### Input
______________________________

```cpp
int64_t pixel_ws_launches();
hipError_t launch_match(const Geom& g, const Bufs& b, const Limits& lim, const rmcv_params& p, const rmcv_legacy_params& lp,
                        int mode, bool with_frames, bool pairs, hipStream_t s);
hipError_t launch_sparse(const Geom& g, const Bufs& b, const Limits& lim, const rmcv_params& p, bool pairs, bool identity, int waves, hipStream_t s);
hipError_t launch_pnp(const Geom& g, const Bufs& b, const Limits& lim, hipStream_t s);
hipError_t launch_binary(const Geom& g, const Bufs& b, int camp, int lower_bound, int morph, bool image, int groups, hipStream_t s);
bool binary_ws_full(const Geom& g, const Bufs& b, int lower_bound);
hipError_t launch_binary_bayer(const Geom& g, const Bufs& b, int camp, int lower_bound, int morph, bool image, hipStream_t s);
hipError_t launch_demosaic(const uint8_t* d_raw, int stride, int w, int h, int pattern, uint8_t* d_out, int out_stride, hipStream_t s);
bool sparse_lean_applies(const Geom& g, const Bufs& b);
hipError_t launch_contours(const Geom& g, const Bufs& b, const Limits& lim, hipStream_t s);
hipError_t launch_blobs(const Geom& g, const Bufs& b, const Limits& lim, const rmcv_params& p, hipStream_t s);
hipError_t launch_armours(const Geom& g, const Bufs& b, const Limits& lim, const rmcv_params& p, hipStream_t s);
hipError_t launch_blobs_armours(const Geom& g, const Bufs& b, const Limits& lim, const rmcv_params& p, hipStream_t s);
hipError_t launch_compact_armours(const Geom& g, const Bufs& b, const Limits& lim, rmcv_armour* d_out, int cap,
                                  int32_t* d_frame_offs, hipStream_t s, int32_t* d_status_or = nullptr, uint8_t* hd_record = nullptr, int host_head = 0);
hipError_t launch_status_clear(const Geom& g, const Bufs& b, int mask, hipStream_t s);
hipError_t launch_classify(const Geom& g, const Bufs& b, const Limits& lim, hipStream_t s);
hipError_t launch_pack_bits(const Geom& g, const Bufs& b, hipStream_t s);
struct ExportSec {
    const void* src;
    void* dst;
    const int32_t* count;
    int count_add, elem_bytes, max_elems;
};
struct ExportArgs {
    ExportSec sec[8];
    int n_sec;
    const int32_t* hdr_src[12];
    int32_t* hdr_dst;
};
hipError_t launch_export(const ExportArgs& a, hipStream_t s);
hipError_t launch_pack_contours(const Geom& g, const Bufs& b, const Limits& lim, rmcv_point* d_pts_out, int32_t* d_offs_out,
                                int32_t* d_hdr , hipStream_t s, const ExportArgs* ex = nullptr);
hipError_t launch_gather3(const int32_t* a, const int32_t* b, const int32_t* c, int32_t* d_out, hipStream_t s);

void ctx_external_order(rmcv_ctx* c, hipEvent_t done);
int ctx_compact(rmcv_ctx* c, void* d_armours_out, int cap, void* d_frame_offs, void* d_status_or, hipStream_t s, void* hd_record = nullptr, int host_head = 0);
const Limits& ctx_limits(const rmcv_ctx* c);
void ctx_pixel_shape(rmcv_ctx* c, int shape);
int ctx_bind_frames(rmcv_ctx* c, const void* d_frames, int n_frames, int w, int h, int stride, int64_t frame_pitch, hipStream_t s);
int ctx_prepare_ring(rmcv_ctx* c);
uint64_t ctx_blocking_calls(const rmcv_ctx* c);
int ctx_wait_timeout_ms(const rmcv_ctx* c);
bool pixel_ws_full(const rmcv_ctx* c, int lower_bound);
int wait_stream_deadline(hipStream_t s, int timeout_ms, hipError_t* err);
int wait_event_deadline(hipEvent_t ev, int timeout_ms, hipError_t* err);
hipError_t launch_delay(unsigned long long ns, hipStream_t s);
int ctx_check_stages(rmcv_ctx* c, const rmcv_params* p, int stages);
void ctx_defer_phase(rmcv_ctx* c, int phase);
void ctx_sparse_lean(rmcv_ctx* c, int on);
int ctx_input_format(const rmcv_ctx* c);

}
```

### rmcv_amd/csrc/rmcv_pipeline.hip

```cpp
#include <stdio.h>
#include <stdlib.h>
#include <string.h>
#include <time.h>

#include <new>
#include <vector>

#include "rmcv_internal.h"

using namespace rmcv;


struct rmcv_pipeline {
    int device = 0;
    rmcv_pipeline_config cfg{};
    Limits lim{};
    int64_t head_bytes = 0, record_bytes = 0;
    std::vector<rmcv_ctx*> ring;
    std::vector<hipStream_t> pix, sp, dn;
    std::vector<hipEvent_t> ev_bin, ev_done, ev_host, ev_sp;
    std::vector<void*> ev_hook;
    std::vector<uint8_t*> d_rec, h_rec, hd_rec;
    std::vector<uint64_t> slot_ticket;
    std::vector<int> slot_frames;
    std::vector<hipStream_t> slot_stream;
    uint64_t next_ticket = 0, collected = 0;
    int hot = 0;
    bool calm = false;
    uint64_t hot_seq = 0, hot_batches = 0;
    std::vector<int> ctx_last;
    std::vector<int> slot_ctx;
    std::vector<hipEvent_t> ev_free;
    struct Pending {
        bool valid = false;
        uint64_t t = 0;
        size_t k = 0;
        rmcv_ctx* c = nullptr;
        rmcv_params p{};
        rmcv_legacy_params lp{};
        bool has_lp = false, used = false, heavy = false;
        int sparse = 0, n_frames = 0;
        hipStream_t B = nullptr;
    } pend;
    uint64_t latency_batches = 0;
    bool lazy_back = true;
    bool chain_cold = true, was_cold = false;
    int chain_cold_us = 60;
    bool early_free = true;
    bool heavy = false;
    int heavy_pixel_groups = 0;
    uint64_t heavy_batches = 0;
    std::vector<char> slot_lean;
    bool split_now = false;
    uint64_t split_batches = 0;
    rmcv_pipeline_hook hook = nullptr;
    void* hook_user = nullptr;
    rmcv_comm* comm = nullptr;
    int root = 0, n_ranks = 0, rank = 0;
    std::vector<uint8_t*> d_recv;
    hipEvent_t ev_gather = nullptr;
    bool gather_pending = false;
    uint64_t blocking_base = 0, own_blocking = 0, held_back = 0;
    std::vector<hipEvent_t> ev_chg;
    int wait_timeout_ms = 5000;
    const char* last_what = "nothing";
    int hot_cfg = 0;
    int64_t hot_plane_bytes = 0;
    bool ws_always = false;
    bool hot_identity = false;
    double max_submit_us = 0;
    char err[256] = {0};
};

static int finish_back(rmcv_pipeline* pl, bool latency);
static int hot_for(const rmcv_pipeline* pl, int n_frames, int w, int h);
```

______________________________

### Exercise prompt
Each line of the data must be retyped exactly as written.

### Result of the task
```cpp
int64_t pixel_ws_launches();
hipError_t launch_match(const Geom& g, const Bufs& b, const Limits& lim, const rmcv_params& p, const rmcv_legacy_params& lp,
                        int mode, bool with_frames, bool pairs, hipStream_t s);
hipError_t launch_sparse(const Geom& g, const Bufs& b, const Limits& lim, const rmcv_params& p, bool pairs, bool identity, int waves, hipStream_t s);
hipError_t launch_pnp(const Geom& g, const Bufs& b, const Limits& lim, hipStream_t s);
hipError_t launch_binary(const Geom& g, const Bufs& b, int camp, int lower_bound, int morph, bool image, int groups, hipStream_t s);
bool binary_ws_full(const Geom& g, const Bufs& b, int lower_bound);
hipError_t launch_binary_bayer(const Geom& g, const Bufs& b, int camp, int lower_bound, int morph, bool image, hipStream_t s);
hipError_t launch_demosaic(const uint8_t* d_raw, int stride, int w, int h, int pattern, uint8_t* d_out, int out_stride, hipStream_t s);
bool sparse_lean_applies(const Geom& g, const Bufs& b);
hipError_t launch_contours(const Geom& g, const Bufs& b, const Limits& lim, hipStream_t s);
hipError_t launch_blobs(const Geom& g, const Bufs& b, const Limits& lim, const rmcv_params& p, hipStream_t s);
hipError_t launch_armours(const Geom& g, const Bufs& b, const Limits& lim, const rmcv_params& p, hipStream_t s);
hipError_t launch_blobs_armours(const Geom& g, const Bufs& b, const Limits& lim, const rmcv_params& p, hipStream_t s);
hipError_t launch_compact_armours(const Geom& g, const Bufs& b, const Limits& lim, rmcv_armour* d_out, int cap,
                                  int32_t* d_frame_offs, hipStream_t s, int32_t* d_status_or = nullptr, uint8_t* hd_record = nullptr, int host_head = 0);
hipError_t launch_status_clear(const Geom& g, const Bufs& b, int mask, hipStream_t s);
hipError_t launch_classify(const Geom& g, const Bufs& b, const Limits& lim, hipStream_t s);
hipError_t launch_pack_bits(const Geom& g, const Bufs& b, hipStream_t s);
struct ExportSec {
    const void* src;
    void* dst;
    const int32_t* count;
    int count_add, elem_bytes, max_elems;
};
struct ExportArgs {
    ExportSec sec[8];
    int n_sec;
    const int32_t* hdr_src[12];
    int32_t* hdr_dst;
};
hipError_t launch_export(const ExportArgs& a, hipStream_t s);
hipError_t launch_pack_contours(const Geom& g, const Bufs& b, const Limits& lim, rmcv_point* d_pts_out, int32_t* d_offs_out,
                                int32_t* d_hdr , hipStream_t s, const ExportArgs* ex = nullptr);
hipError_t launch_gather3(const int32_t* a, const int32_t* b, const int32_t* c, int32_t* d_out, hipStream_t s);

void ctx_external_order(rmcv_ctx* c, hipEvent_t done);
int ctx_compact(rmcv_ctx* c, void* d_armours_out, int cap, void* d_frame_offs, void* d_status_or, hipStream_t s, void* hd_record = nullptr, int host_head = 0);
const Limits& ctx_limits(const rmcv_ctx* c);
void ctx_pixel_shape(rmcv_ctx* c, int shape);
int ctx_bind_frames(rmcv_ctx* c, const void* d_frames, int n_frames, int w, int h, int stride, int64_t frame_pitch, hipStream_t s);
int ctx_prepare_ring(rmcv_ctx* c);
uint64_t ctx_blocking_calls(const rmcv_ctx* c);
int ctx_wait_timeout_ms(const rmcv_ctx* c);
bool pixel_ws_full(const rmcv_ctx* c, int lower_bound);
int wait_stream_deadline(hipStream_t s, int timeout_ms, hipError_t* err);
int wait_event_deadline(hipEvent_t ev, int timeout_ms, hipError_t* err);
hipError_t launch_delay(unsigned long long ns, hipStream_t s);
int ctx_check_stages(rmcv_ctx* c, const rmcv_params* p, int stages);
void ctx_defer_phase(rmcv_ctx* c, int phase);
void ctx_sparse_lean(rmcv_ctx* c, int on);
int ctx_input_format(const rmcv_ctx* c);

}
```

### rmcv_amd/csrc/rmcv_pipeline.hip

```cpp
#include <stdio.h>
#include <stdlib.h>
#include <string.h>
#include <time.h>

#include <new>
#include <vector>

#include "rmcv_internal.h"

using namespace rmcv;


struct rmcv_pipeline {
    int device = 0;
    rmcv_pipeline_config cfg{};
    Limits lim{};
    int64_t head_bytes = 0, record_bytes = 0;
    std::vector<rmcv_ctx*> ring;
    std::vector<hipStream_t> pix, sp, dn;
    std::vector<hipEvent_t> ev_bin, ev_done, ev_host, ev_sp;
    std::vector<void*> ev_hook;
    std::vector<uint8_t*> d_rec, h_rec, hd_rec;
    std::vector<uint64_t> slot_ticket;
    std::vector<int> slot_frames;
    std::vector<hipStream_t> slot_stream;
    uint64_t next_ticket = 0, collected = 0;
    int hot = 0;
    bool calm = false;
    uint64_t hot_seq = 0, hot_batches = 0;
    std::vector<int> ctx_last;
    std::vector<int> slot_ctx;
    std::vector<hipEvent_t> ev_free;
    struct Pending {
        bool valid = false;
        uint64_t t = 0;
        size_t k = 0;
        rmcv_ctx* c = nullptr;
        rmcv_params p{};
        rmcv_legacy_params lp{};
        bool has_lp = false, used = false, heavy = false;
        int sparse = 0, n_frames = 0;
        hipStream_t B = nullptr;
    } pend;
    uint64_t latency_batches = 0;
    bool lazy_back = true;
    bool chain_cold = true, was_cold = false;
    int chain_cold_us = 60;
    bool early_free = true;
    bool heavy = false;
    int heavy_pixel_groups = 0;
    uint64_t heavy_batches = 0;
    std::vector<char> slot_lean;
    bool split_now = false;
    uint64_t split_batches = 0;
    rmcv_pipeline_hook hook = nullptr;
    void* hook_user = nullptr;
    rmcv_comm* comm = nullptr;
    int root = 0, n_ranks = 0, rank = 0;
    std::vector<uint8_t*> d_recv;
    hipEvent_t ev_gather = nullptr;
    bool gather_pending = false;
    uint64_t blocking_base = 0, own_blocking = 0, held_back = 0;
    std::vector<hipEvent_t> ev_chg;
    int wait_timeout_ms = 5000;
    const char* last_what = "nothing";
    int hot_cfg = 0;
    int64_t hot_plane_bytes = 0;
    bool ws_always = false;
    bool hot_identity = false;
    double max_submit_us = 0;
    char err[256] = {0};
};

static int finish_back(rmcv_pipeline* pl, bool latency);
static int hot_for(const rmcv_pipeline* pl, int n_frames, int w, int h);
```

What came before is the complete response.